* [Your objective]: Below is a listing; repeat exactly the lines from the one containing "n_scen, evt_row, evt_group;" to the one containing "if (b >= e0)", both included.

* [The input]:

@@ -1198,10 +1203,14 @@
     return launch_jacobian(p, x_dev, out_dev, g_dev, n_scen, st, p->pair_stream, p->ev_fork, p->ev_join, nullptr, packed != 0);
   } else if (which == 2) {
     if (p->n_jac_heavy == 0) return fail(GELATO_ERR_ARG, "the plan has no heavy blocks");
-    k_jacobian_heavy<<<(unsigned)p->n_jac_heavy * n_scen, GJ_THREADS, 0, st>>>(v, p->jac_heavy, n_scen, nullptr, x_dev, out_dev, g_dev);
+    const JacGrid grid = jac_grid(n_scen, -1, 1, 0, p->n_jac_heavy);
+    k_jacobian_heavy<<<(unsigned)jac_grid_blocks(grid, p->n_jac_heavy), GJ_THREADS, 0, st>>>(v, p->jac_heavy, grid, nullptr, x_dev,
+                                                                                          out_dev, g_dev);
   } else if (which == 3) {
     if (p->n_jac_light == 0) return fail(GELATO_ERR_ARG, "the plan has no light blocks");
-    k_jacobian_light<<<(unsigned)p->n_jac_light * n_scen, GJ_THREADS, 0, st>>>(v, p->jac_light, n_scen, nullptr, x_dev, out_dev, g_dev);
+    const JacGrid grid = jac_grid(n_scen, p->evt_row_light, p->evt_group, 0, p->n_jac_light);
+    k_jacobian_light<<<(unsigned)jac_grid_blocks(grid, p->n_jac_light), GJ_THREADS, 0, st>>>(v, p->jac_light, grid, nullptr, x_dev,
+                                                                                          out_dev, g_dev);
   } else if (which == 5) {
     if (p->n_vac == 0) return fail(GELATO_ERR_ARG, "the plan has no vacuum nodes");
     const int per = (p->n_vac + 31) / 32;
@@ -1209,7 +1218,8 @@
   } else if (which == 6) {
     const int nb = g_dev ? p->n_jac_blocks : p->n_jac_main;
     if (nb == 0) return fail(GELATO_ERR_ARG, "the plan has no Jacobian blocks");
-    k_jacobian<<<(unsigned)nb * n_scen, GJ_THREADS, 0, st>>>(v, p->jac_blocks, n_scen, nullptr, x_dev, out_dev, g_dev);
+    const JacGrid grid = jac_grid(n_scen, p->evt_row, p->evt_group, 0, nb);
+    k_jacobian<<<(unsigned)jac_grid_blocks(grid, nb), GJ_THREADS, 0, st>>>(v, p->jac_blocks, grid, nullptr, x_dev, out_dev, g_dev);
   } else {
     return fail(GELATO_ERR_ARG, "which must be 0, 1, 2, 3, 5 or 6");
   }
@@ -1235,13 +1245,15 @@
         return rc;
       continue;
     } else if (which == 2) {
+      const JacGrid grid = jac_grid(n_scen, -1, 1, 0, p->n_jac_heavy);
       if (p->n_jac_heavy > 0)
-        k_jacobian_heavy<<<(unsigned)p->n_jac_heavy * n_scen, GJ_THREADS, 0, p->stream>>>(p->view, p->jac_heavy, n_scen, nullptr,
-                                                                                        x_dev, out_dev, nullptr);
+        k_jacobian_heavy<<<(unsigned)jac_grid_blocks(grid, p->n_jac_heavy), GJ_THREADS, 0, p->stream>>>(p->view, p->jac_heavy, grid,
+                                                                                                      nullptr, x_dev, out_dev, nullptr);
     } else {
+      const JacGrid grid = jac_grid(n_scen, p->evt_row_light, p->evt_group, 0, p->n_jac_light);
       if (p->n_jac_light > 0)
-        k_jacobian_light<<<(unsigned)p->n_jac_light * n_scen, GJ_THREADS, 0, p->stream>>>(p->view, p->jac_light, n_scen, nullptr,
-                                                                                        x_dev, out_dev, nullptr);
+        k_jacobian_light<<<(unsigned)jac_grid_blocks(grid, p->n_jac_light), GJ_THREADS, 0, p->stream>>>(p->view, p->jac_light, grid,
+                                                                                                      nullptr, x_dev, out_dev, nullptr);
     }
     p->launches++;
   }
diff --git a/gelato_b200/csrc/jobs.h b/gelato_b200/csrc/jobs.h
--- a/gelato_b200/csrc/jobs.h
+++ b/gelato_b200/csrc/jobs.h
@@ -59,6 +59,38 @@
 enum { BR_DYN_AIR = 0, BR_DYN_NOAIR, BR_DYN_GEN, BR_AERO, BR_EVT, BR_LIN, BR_DYN  };
 enum { BT_ROLE = 0, BT_JOB, BT_START, BT_COUNT, BT_COLS };
 #define GJ_PHASES 4
+
+struct JacGrid {
+  int n_scen, evt_row, evt_group;
+};
+P_HD int jac_grid_blocks(const JacGrid& G, int n_rows) {
+  const int short_by = G.evt_row < n_rows ? G.n_scen - (G.n_scen + G.evt_group - 1) / G.evt_group : 0;
+  return n_rows * G.n_scen - short_by;
+}
+P_HD int jac_grid_block(const JacGrid& G, int b, int* scen, int* n_here) {
+  const int e0 = G.evt_row * G.n_scen;
+  *n_here = 1;
+  if (b >= e0) {
+    const int ne = (G.n_scen + G.evt_group - 1) / G.evt_group;
+    if (b < e0 + ne) {
+      *scen = (b - e0) * G.evt_group;
+      *n_here = G.n_scen - *scen < G.evt_group ? G.n_scen - *scen : G.evt_group;
+      return G.evt_row;
+    }
+    b += G.n_scen - ne;
+  }
+  const int row = b / G.n_scen;
+  *scen = b - row * G.n_scen;
+  return row;
+}
+P_HD JacGrid jac_grid(int n_scen, int evt_row, int evt_group, int b0, int nb) {
+  const bool has = evt_row >= b0 && evt_row < b0 + nb;
+  JacGrid G;
+  G.n_scen = n_scen;
+  G.evt_row = has ? evt_row - b0 : nb;
+  G.evt_group = has ? evt_group : 1;
+  return G;
+}
 
 struct PlanView {
   int S, N, M, n_vars, n_rows;
@@ -1084,25 +1116,59 @@
 #define JR_LIGHT ((1 << BR_DYN_NOAIR) | (1 << BR_DYN_GEN) | (1 << BR_EVT) | (1 << BR_LIN))
 #define JR_ALL (JR_HEAVY | JR_LIGHT)
 P_HD void lin_res(const PlanView& P, int scen, const double* x, double* g, int k);
+struct JacBatch {
+  const double* x_all;
+  double* out_all;
+  double* g_all;
+  const int32_t* scen_ids;
+};
+struct JacSlot {
+  const double* x;
+  double* out;
+  double* g;
+  int sid;
+};
+P_HD JacSlot jac_slot(const PlanView& P, const JacBatch& B, int scen) {
+  JacSlot s;
+  s.x = B.x_all + (size_t)scen * P.n_vars;
+  s.out = B.out_all + (size_t)scen * (size_t)(P.packed ? P.n_pack : P.n_vals);
+  s.g = B.g_all ? B.g_all + (size_t)scen * P.n_rows : nullptr;
+  s.sid = B.scen_ids ? B.scen_ids[scen] : scen;
+  return s;
+}
 template <int ROLES>
-GM_HD_INL void jac_block_phase(const PlanView& P, int scen, const int32_t* bt, const double* x, double* vals, double* g,
-                          int tid, int phase, const JacScratch& sm) {
+GM_HD_INL void jac_block_phase(const PlanView& P, const JacBatch& B, const JacSlot& s, const int32_t* bt, int scen, int n_here,
+                               int tid, int phase, const JacScratch& sm) {
   const int start = bt[BT_START], count = bt[BT_COUNT], role = bt[BT_ROLE];
-  if ((ROLES >> BR_DYN_AIR & 1) && role == BR_DYN_AIR) dyn_air_phase(P, scen, x, vals, g, start, count, tid, phase, sm);
-  if ((ROLES >> BR_AERO & 1) && role == BR_AERO) aero_phase(P, scen, x, vals, g, start, count, tid, phase, sm);
-  if ((ROLES >> BR_DYN_NOAIR & 1) && role == BR_DYN_NOAIR) dyn_noair_phase(P, scen, x, vals, g, start, count, tid, phase, sm);
-  if ((ROLES >> BR_DYN_GEN & 1) && role == BR_DYN_GEN) dyn_gen_phase(P, scen, x, vals, g, start, count, tid, phase, sm);
-  if ((ROLES >> BR_EVT & 1) && role == BR_EVT && (tid >> (GJ_EVT_PER_WARP ? 5 : 4)) < count &&
-      (!GJ_EVT_PER_WARP || (tid & 31) < 16)) {
-    const int job = tid >> (GJ_EVT_PER_WARP ? 5 : 4);
-    const int slot = job * 16 + (tid & (GJ_EVT_PER_WARP ? 31 : 15));
-    if (phase == 0) evt_jac_phase1(P, scen, x, start + job, slot, g != nullptr, sm);
-    else if (phase == 3) evt_jac_phase2(P, vals, g, start + job, slot, sm);
+  const double* x = s.x;
+  double* const vals = s.out;
+  double* const g = s.g;
+  if ((ROLES >> BR_DYN_AIR & 1) && role == BR_DYN_AIR) dyn_air_phase(P, s.sid, x, vals, g, start, count, tid, phase, sm);
+  if ((ROLES >> BR_AERO & 1) && role == BR_AERO) aero_phase(P, s.sid, x, vals, g, start, count, tid, phase, sm);
+  if ((ROLES >> BR_DYN_NOAIR & 1) && role == BR_DYN_NOAIR) dyn_noair_phase(P, s.sid, x, vals, g, start, count, tid, phase, sm);
+  if ((ROLES >> BR_DYN_GEN & 1) && role == BR_DYN_GEN) dyn_gen_phase(P, s.sid, x, vals, g, start, count, tid, phase, sm);
+  if ((ROLES >> BR_EVT & 1) && role == BR_EVT && (!GJ_EVT_PER_WARP || (tid & 31) < 16)) {
+    const int js = tid >> (GJ_EVT_PER_WARP ? 5 : 4);
+    const int k = js / count;
+    if (k < n_here) {
+      const int job = js - k * count;
+      const int slot = js * 16 + (tid & (GJ_EVT_PER_WARP ? 31 : 15));
+      const JacSlot e = jac_slot(P, B, scen + k);
+      if (phase == 0) evt_jac_phase1(P, e.sid, e.x, start + job, slot, e.g != nullptr, sm);
+      else if (phase == 3) evt_jac_phase2(P, e.out, e.g, start + job, slot, sm);
+    }
   }
   if ((ROLES >> BR_LIN & 1) && role == BR_LIN && phase == 3 && g) {
-    if (tid < count) lin_res(P, scen, x, g, start + tid);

* [Response below]:
+  int n_scen, evt_row, evt_group;
+};
+P_HD int jac_grid_blocks(const JacGrid& G, int n_rows) {
+  const int short_by = G.evt_row < n_rows ? G.n_scen - (G.n_scen + G.evt_group - 1) / G.evt_group : 0;
+  return n_rows * G.n_scen - short_by;
+}
+P_HD int jac_grid_block(const JacGrid& G, int b, int* scen, int* n_here) {
+  const int e0 = G.evt_row * G.n_scen;
+  *n_here = 1;
+  if (b >= e0) {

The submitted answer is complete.